By Rachel Sachs
Last week, the FDA issued a report presenting 20 case studies of laboratory-developed tests (LDTs) that have or may have harmed patients, in support of its ongoing efforts to impose greater regulatory oversight on LDTs. The report came just before yet another House Energy & Commerce Committee hearing on the issue, and the timing of its release may have been motivated in part by questions FDA officials faced at the last Congressional hearing, about the existing evidence of harm to patients. The report categorizes the 20 case studies into seven groups, organized by the primary problem posed by the LDT: those with a high degree of false positives (the test yields a positive result when the disease is not present), those with a high degree of false negatives (the test yields a negative result when the disease is present), those which yield both false positives and false negatives, those which test for a factor seemingly unrelated to the disease in question, those linked to treatments based on disproven scientific concepts, those which affirmatively undermined the drug approval process, and of course, “other.”
I’ve blogged here about LDTs no less than five times (including about the last House hearing), and longtime readers may recognize a few of the case studies. OvaSure, a blood test which purported to detect the existence of ovarian cancer but which in fact had a very high false positive rate, is likely the most well-known. A false positive from OvaSure may have caused women to have healthy ovaries removed, a major procedure not only requiring a hospital stay and lengthy recovery, but also imposing psychological burdens on women who would not otherwise have wanted to become infertile.

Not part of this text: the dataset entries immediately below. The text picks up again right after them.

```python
_U16_TYPES = tuple(t for t in (torch.int16, getattr(torch, "uint16", None)) if t is not None)
_CODE_OF = {"f32": _lib.F32, "u8": _lib.U8, "u16": _lib.U16}
_PLAN_CODE = dict([(torch.float32, _lib.F32), (torch.uint8, _lib.U8)]
                  + [(t, _lib.U16) for t in _U16_TYPES])
_ANY_INPUT = dict.fromkeys(_PLAN_CODE)
_PIECES_INPUT = {torch.uint8: "u8", torch.float32: None}


def _plan_info(plan):
    a = np.zeros(8, dtype=np.int64)
    _lib.check(_lib.lib().pdd_sweep_plan_info(plan, a.ctypes.data_as(ctypes.c_void_p)),
               "pdd_sweep_plan_info")
    keys = ("D", "C", "dms_per_block", "samples_per_block", "lds_bytes", "max_bin", "min_bin",
            "variant")
    return dict(zip(keys, (int(v) for v in a)))
# ... 186 lines not shown
        n_out = self.n_out(N, True) if n_out is None else int(n_out)
        self._check_input(x8, {torch.uint8: "u16"}, out, n_out)
        if out is None:
            out = torch.empty((self.D, max(n_out, 1)), dtype=torch.float32, device=x8.device)
        call("pdd_sweep_execute_ds", self._plan(_lib.U16), ptr(x8), x8.shape[1], x8.stride(0),
             int(ds), mode, ptr(pv), ptr(out), out.stride(0), n_out, 0, 1, stream_ptr(stream))
        return out

    def sweep_pieces(self, xp, N, piece, x_off, n_out, out, stream=None):
        code = self._check_input(xp, _PIECES_INPUT, out, n_out, N, piece)
        ld = 0 if piece else xp.stride(0)
        call("pdd_sweep_execute_ex", self._plan(code), ptr(xp), N, ld, piece, x_off, _lib.PAD_VALUE,
             ptr(self._zero_pads(xp.device, stream)), ptr(out), out.stride(0), n_out, 0.0,
             stream_ptr(stream))
        return out

    def pattern_bytes(self, n_out, code=_lib.U8):
        return int(_lib.lib().pdd_sweep_pattern_bytes(self._plan(code), int(n_out)))

    def sweep_pieces_stage(self, xp, N, piece, x_off, n_out, out, patterns, stage, stream=None):
        code = self._check_input(xp, _PIECES_INPUT, out, n_out, N, piece)
        assert patterns.is_cuda and patterns.is_contiguous()
        nbytes = patterns.numel() * patterns.element_size()
        ld = 0 if piece else xp.stride(0)
        call("pdd_sweep_execute_stage", self._plan(code), ptr(xp), N, ld, piece, x_off,
             _lib.PAD_VALUE, ptr(self._zero_pads(xp.device, stream)), ptr(out),
             out.stride(0) if out is not None else 0, n_out, 0.0, ptr(patterns), nbytes, int(stage),
             stream_ptr(stream))
        return out

# ... 283 lines not shown
```

Before: 173600 billion.

## Add time-major direct stage-1 path and persistent XCD-aware prefetching stage-1 kernel

Adds a sweep entry point that reads time-major (time x channel) u8 input directly, so the single-device sharded sweep no longer needs a corner turn into a channel-major buffer. It also adds a persistent stage-1 kernel that takes work items from per-XCD atomic queues with an XCD-aware group ordering, and prefetches the next item's input into registers (word-wide u8 loads) while the current item's patterns are written. These target the extra transpose traffic, the launch and tail cost of the grid-per-item stage 1, and load latency. In exchange it adds queue atomics, more register pressure, a strided per-sample gather in time-major mode, and considerably more code paths.

After: 176700 billion, median of 6. 1.8% higher.

```diff
diff --git a/include/pdd.h b/include/pdd.h
--- a/include/pdd.h
+++ b/include/pdd.h
@@ -86,6 +86,9 @@
                          int64_t piece, int64_t x_off, int pad_mode, const float* padvals,
                          float* out, int64_t ld_out, int64_t n_out, float out_bias,
                          void* stream);
+int pdd_sweep_execute_tm(const pdd_sweep_plan* plan, const void* x, int64_t N, int64_t ld_t,
+                         int64_t x_off, int pad_mode, const float* padvals, float* out,
+                         int64_t ld_out, int64_t n_out, float out_bias, void* stream);
 int64_t pdd_sweep_pattern_bytes(const pdd_sweep_plan* plan, int64_t n_out);
 int pdd_sweep_execute_stage(const pdd_sweep_plan* plan, const void* x, int64_t N, int64_t ld,
                             int64_t piece, int64_t x_off, int pad_mode, const float* padvals,
diff --git a/pypulsar_amd/_lib.py b/pypulsar_amd/_lib.py
--- a/pypulsar_amd/_lib.py
+++ b/pypulsar_amd/_lib.py
@@ -41,7 +41,7 @@
     "pdd_ps_harmsum", "pdd_ps_search", "pdd_fold_rows", "pdd_fold_search",
     "pdd_acc_correlate", "pdd_acc_search", "pdd_rfi_stats_prep", "pdd_rfi_stats_power",
     "pdd_rfi_apply", "pdd_ffa_plan_info", "pdd_ffa_downsample", "pdd_ffa_detrend", "pdd_ffa_pass",
-    "pdd_ffa_search",
+    "pdd_ffa_search", "pdd_sweep_execute_tm",
 )
 
 
@@ -84,6 +84,8 @@
     "pdd_sweep_plan_skew": ([_vp, _vp], _int),
     "pdd_sweep_execute": ([_vp, _vp, _i64, _i64, _int, _vp, _vp, _i64, _i64, _vp], _int),
     "pdd_sweep_execute_ex": ([_vp, _vp, _i64, _i64, _i64, _i64, _int, _vp, _vp, _i64, _i64,
+                              ctypes.c_float, _vp], _int),
+    "pdd_sweep_execute_tm": ([_vp, _vp, _i64, _i64, _i64, _int, _vp, _vp, _i64, _i64,
                               ctypes.c_float, _vp], _int),
     "pdd_sweep_plan_info": ([_vp, _vp], _int),
     "pdd_sweep_pattern_bytes": ([_vp, _i64], _i64),
diff --git a/pypulsar_amd/csrc/fx_walk.h b/pypulsar_amd/csrc/fx_walk.h
--- /dev/null
+++ b/pypulsar_amd/csrc/fx_walk.h
@@ -0,0 +1,33 @@
+#pragma once
+#include <stdint.h>
+
+#if defined(__HIPCC__) || defined(__CUDACC__)
+#define PDD_FX_HD __host__ __device__
+#else
+#define PDD_FX_HD
+#endif
+
+namespace pdd {
+
+constexpr int kFxXcds = 8;
+constexpr int kFxWalkLine = 32;
+constexpr int kFxWalkRun = kFxXcds * kFxWalkLine;
+
+PDD_FX_HD inline int fx_walk_group(int s, int NG) {
+  const int full = NG / kFxWalkRun * kFxWalkRun;
+  if (s >= full) return s;
+  const int r = s % kFxWalkRun;
+  return s - r + (r % kFxXcds) * kFxWalkLine + r / kFxXcds;
+}
+
+struct FxWalkItem {
+  int group;
+  int64_t block;
+};
+PDD_FX_HD inline FxWalkItem fx_walk_item(int64_t i, int NG) {
+  return {fx_walk_group((int)(i % NG), NG), i / NG};
+}
+
+PDD_FX_HD inline int fx_walk_xcd(int64_t w) { return (int)(w % kFxXcds); }
+
+}
diff --git a/pypulsar_amd/csrc/pdd_sweep.hip b/pypulsar_amd/csrc/pdd_sweep.hip
--- a/pypulsar_amd/csrc/pdd_sweep.hip
+++ b/pypulsar_amd/csrc/pdd_sweep.hip
@@ -5,6 +5,7 @@
 #include <type_traits>
 #include <vector>
 
+#include "fx_walk.h"
 #include "pdd_internal.h"
 #include "sweep_plan.h"
 
@@ -392,7 +393,9 @@
   int64_t piece;
   int psh;
   int64_t pstride;
+  int64_t ld_t;
   __device__ __forceinline__ int64_t at(int c, int64_t s) const {
+    if (ld_t) return s * ld_t + c;
     return piece ? (s >> psh) * pstride + (int64_t)c * piece + (s & (piece - 1))
                  : (int64_t)c * ld + s;
   }
@@ -596,6 +599,10 @@
   const int4* pat;
   const int* gtab;
   int NG;
+  int64_t n_items;
+  unsigned int* queue;
+  int words;
+  int slot;
 };
 
 struct FxFromImage {
@@ -611,6 +618,12 @@
       const int64_t i = i0 + e;
       L[e] = (i >= 0 && i < nR) ? R[(int64_t)c * nR + i] : make_uint4(0u, 0u, 0u, 0u);
     }
+  }
+  __device__ __forceinline__ bool inner(int64_t i0, int W, int = 0) const {
+    return i0 >= 0 && i0 + W <= nR;
+  }
+  __device__ __forceinline__ uint4 elem(int c, int64_t i, bool in) const {
+    return (in || (i >= 0 && i < nR)) ? R[(int64_t)c * nR + i] : make_uint4(0u, 0u, 0u, 0u);
   }
 };
 template <typename InT>
@@ -647,31 +660,39 @@
       L[e] = El::pack(v);
     }
   }
+  __device__ __forceinline__ bool inner(int64_t i0, int W, int slack = 0) const {
+    const int64_t s_lo = a.base + i0, s_hi = s_lo + W - 1 + (El::S - 1) * a.Qs;
+    return i0 >= 0 && i0 + W <= a.nR && s_lo - slack >= 0 && s_hi + slack < a.N;
+  }
+  __device__ __forceinline__ typename El::elem_t elem(int c, int64_t i, bool in) const {
+    V v[El::S];
+    if (in) {
+#pragma unroll
+      for (int m = 0; m < El::S; ++m) v[m] = (V)src.at(c, a.base + i + m * a.Qs);
+    } else {
+      const V pv = pad_value<V>(a.pad_mode, a.padvals, c);
+#pragma unroll
+      for (int m = 0; m < El::S; ++m)
+        v[m] = (i < 0 || i >= a.nR) ? (V)0
+                                     : padded_sample<V>(src, c, a.base + i + m * a.Qs, a.N, a.pad_mode, pv);
+    }
+    return El::pack(v);
+  }
 };
 
 template <typename Src, int FXG>
-__global__ __launch_bounds__(256) void k_fx_stage1(const FxS1Args a) {
+__device__ __forceinline__ void fx_write_patterns(const FxS1Args& a, const typename Src::El::elem_t* L,
+                                                  int64_t j0, int p0, int p1, int lo, int W,
+                                                  const FxBatch& B0) {
   using El = typename Src::El;
   using E = typename El::elem_t;
   constexpr int kE = Src::kBlock;
-  extern __shared__ __attribute__((aligned(16))) unsigned char fx_smem[];
-  E* L = reinterpret_cast<E*>(fx_smem);
-  const int* __restrict__ gtab = a.gtab;
   const int4* __restrict__ pat = a.pat;
   E* __restrict__ P = static_cast<E*>(a.R);
   const int64_t nR = a.nR;
-  const int NG = a.NG;
-  const int g = blockIdx.x;
-  const int64_t j0 = (int64_t)blockIdx.y * kE;
-  const int p0 = gtab[g], p1 = gtab[g + 1];
-  const int lo = gtab[NG + 1 + 2 * g], hi = gtab[NG + 2 + 2 * g];
-  const int W = kE + hi - lo;
-  const Src src(a);
-  for (int k = 0; k < FXG; ++k) src.load_row(L + k * W, g * FXG + k, j0 + lo, W);
-  __syncthreads();
-  const int* rng = gtab + 3 * NG + 1;
+  const int* rng = a.gtab + 3 * a.NG + 1;
   for (int pb = p0; pb < p1; pb += 64) {
-    const FxBatch B = fx_batch(pat, rng, pb, p1);
+    const FxBatch B = pb == p0 ? B0 : fx_batch(pat, rng, pb, p1);
     for (int i = 0; i < min(64, p1 - pb); ++i) {
       const int p = pb + i;
       const int4 q = make_int4(0, __builtin_amdgcn_readlane(B.y, i), __builtin_amdgcn_readlane(B.z, i),
@@ -700,15 +721,237 @@
   }
 }
 
+template <typename Src, int FXG>
+__global__ __launch_bounds__(256) void k_fx_stage1(const FxS1Args a) {
+  using E = typename Src::El::elem_t;
+  constexpr int kE = Src::kBlock;
+  extern __shared__ __attribute__((aligned(16))) unsigned char fx_smem[];
+  E* L = reinterpret_cast<E*>(fx_smem);
+  const int* __restrict__ gtab = a.gtab;
+  const int NG = a.NG;
+  const int g = blockIdx.x;
+  const int64_t j0 = (int64_t)blockIdx.y * kE;
+  const int p0 = gtab[g], p1 = gtab[g + 1];
+  const int lo = gtab[NG + 1 + 2 * g], hi = gtab[NG + 2 + 2 * g];
+  const int W = kE + hi - lo;
+  const Src src(a);
+  for (int k = 0; k < FXG; ++k) src.load_row(L + k * W, g * FXG + k, j0 + lo, W);
+  __syncthreads();
+  if (p1 > p0)
+    fx_write_patterns<Src, FXG>(a, L, j0, p0, p1, lo, W,
+                                fx_batch(a.pat, gtab + 3 * NG + 1, p0, p1));
+}
+
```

A particularly worrisome example from the false negative category is the Oncotype DX HER2 Breast Cancer test. A significant minority of breast cancer tumors have a mutation causing them to overexpress a protein called HER2, and women with these tumors may be treated with cancer drugs specifically targeted to these mutations. As such, accurate companion diagnostics are essential to properly treat these patients, and the FDA had approved such tests already. But an LDT on the market, the Oncotype DX HER2 test, had a high rate of false negatives. The result was that patients testing negative failed to receive the right treatment for their cancer, putting them at higher risk the cancer would progress and potentially reducing their life expectancy.
Most interesting to patent scholars will be a test in the third category (too many false positives and false negatives): non-invasive prenatal testing (NIPT), also called cell-free fetal DNA testing. I’ve previously blogged about the ongoing patent litigation in this area, but essentially these are tests determining whether a fetus possesses a genetic abnormality not by performing risky procedures like amniocentesis, but simply by drawing blood and examining the small amounts of fetal DNA circulating in the pregnant woman’s bloodstream. The FDA is primarily concerned about the high rate of false positives of these tests, which in some cases caused women to abort healthy pregnancies. However, the tests do appear to have a high false negative rate as well.
There are a number of interesting questions to examine in this report, including the FDA’s choice of “alternatives” for each of the relevant LDTs. It will be interesting to see if these case studies continue to appear either in the FDA’s procession toward a final guidance or in the Congressional discussions about whether a legislative solution is more appropriate.